(Collected data entries)
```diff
+                            const float ri0 = xi0 - X0x[i], ri1 = xi1 - X0y[i], ri2 = xi2 - X0z[i];
+                            fs_fused_shape_contacts(a, c, E.p, sh, sub, smask, xi0, xi1, xi2, ri0, ri1, ri2);
+                            fg_apply(a, c.relax, rcnt, xi0, xi1, xi2);
+                            Xx[i] = xi0; Xy[i] = xi1; Xz[i] = xi2;
+                        }
+                    }
+                }
                 __syncthreads();
                 FS_TS(10)
             }
@@ -684,8 +654,8 @@
 #ifdef FS_TIMING
     FS_TS(11)
     if (blockIdx.x == 0 && (t & 63) == 0)
-        printf("TS wave %2d: init %llu grid %llu find %llu findwait %llu cset %llu springs %llu rest %llu bar1 %llu pass2 %llu bar2 %llu publish %llu final %llu | exact+prefetch %llu tailP %llu tailQ %llu\n",
-               t >> 6, ts_acc[0], ts_acc[1], ts_acc[2], ts_acc[3], ts_acc[4], ts_acc[5], ts_acc[6] + ts_acc[12] + ts_acc[13], ts_acc[7], ts_acc[8],
-               ts_acc[9], ts_acc[10], ts_acc[11], ts_acc[12], ts_acc[13], ts_acc[6]);
-#endif
-}
+        printf("TS wave %2d: init %llu grid %llu find %llu findwait %llu cset %llu springs %llu park %llu bar1 %llu contact %llu bar2 %llu finish+bar3 %llu final %llu\n",
+               t >> 6, ts_acc[0], ts_acc[1], ts_acc[2], ts_acc[3], ts_acc[4], ts_acc[5], ts_acc[6], ts_acc[7], ts_acc[8], ts_acc[9], ts_acc[10],
+               ts_acc[11]);
+#endif
+}
```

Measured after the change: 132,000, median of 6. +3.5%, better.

_WHAT THE TASK REQUIRES_
All entries above should be duplicated exactly, none omitted.

_TASK OUTPUT_
```diff
+                            const float ri0 = xi0 - X0x[i], ri1 = xi1 - X0y[i], ri2 = xi2 - X0z[i];
+                            fs_fused_shape_contacts(a, c, E.p, sh, sub, smask, xi0, xi1, xi2, ri0, ri1, ri2);
+                            fg_apply(a, c.relax, rcnt, xi0, xi1, xi2);
+                            Xx[i] = xi0; Xy[i] = xi1; Xz[i] = xi2;
+                        }
+                    }
+                }
                 __syncthreads();
                 FS_TS(10)
             }
@@ -684,8 +654,8 @@
 #ifdef FS_TIMING
     FS_TS(11)
     if (blockIdx.x == 0 && (t & 63) == 0)
-        printf("TS wave %2d: init %llu grid %llu find %llu findwait %llu cset %llu springs %llu rest %llu bar1 %llu pass2 %llu bar2 %llu publish %llu final %llu | exact+prefetch %llu tailP %llu tailQ %llu\n",
-               t >> 6, ts_acc[0], ts_acc[1], ts_acc[2], ts_acc[3], ts_acc[4], ts_acc[5], ts_acc[6] + ts_acc[12] + ts_acc[13], ts_acc[7], ts_acc[8],
-               ts_acc[9], ts_acc[10], ts_acc[11], ts_acc[12], ts_acc[13], ts_acc[6]);
-#endif
-}
+        printf("TS wave %2d: init %llu grid %llu find %llu findwait %llu cset %llu springs %llu park %llu bar1 %llu contact %llu bar2 %llu finish+bar3 %llu final %llu\n",
+               t >> 6, ts_acc[0], ts_acc[1], ts_acc[2], ts_acc[3], ts_acc[4], ts_acc[5], ts_acc[6], ts_acc[7], ts_acc[8], ts_acc[9], ts_acc[10],
+               ts_acc[11]);
+#endif
+}
```

Measured after the change: 132,000, median of 6. +3.5%, better.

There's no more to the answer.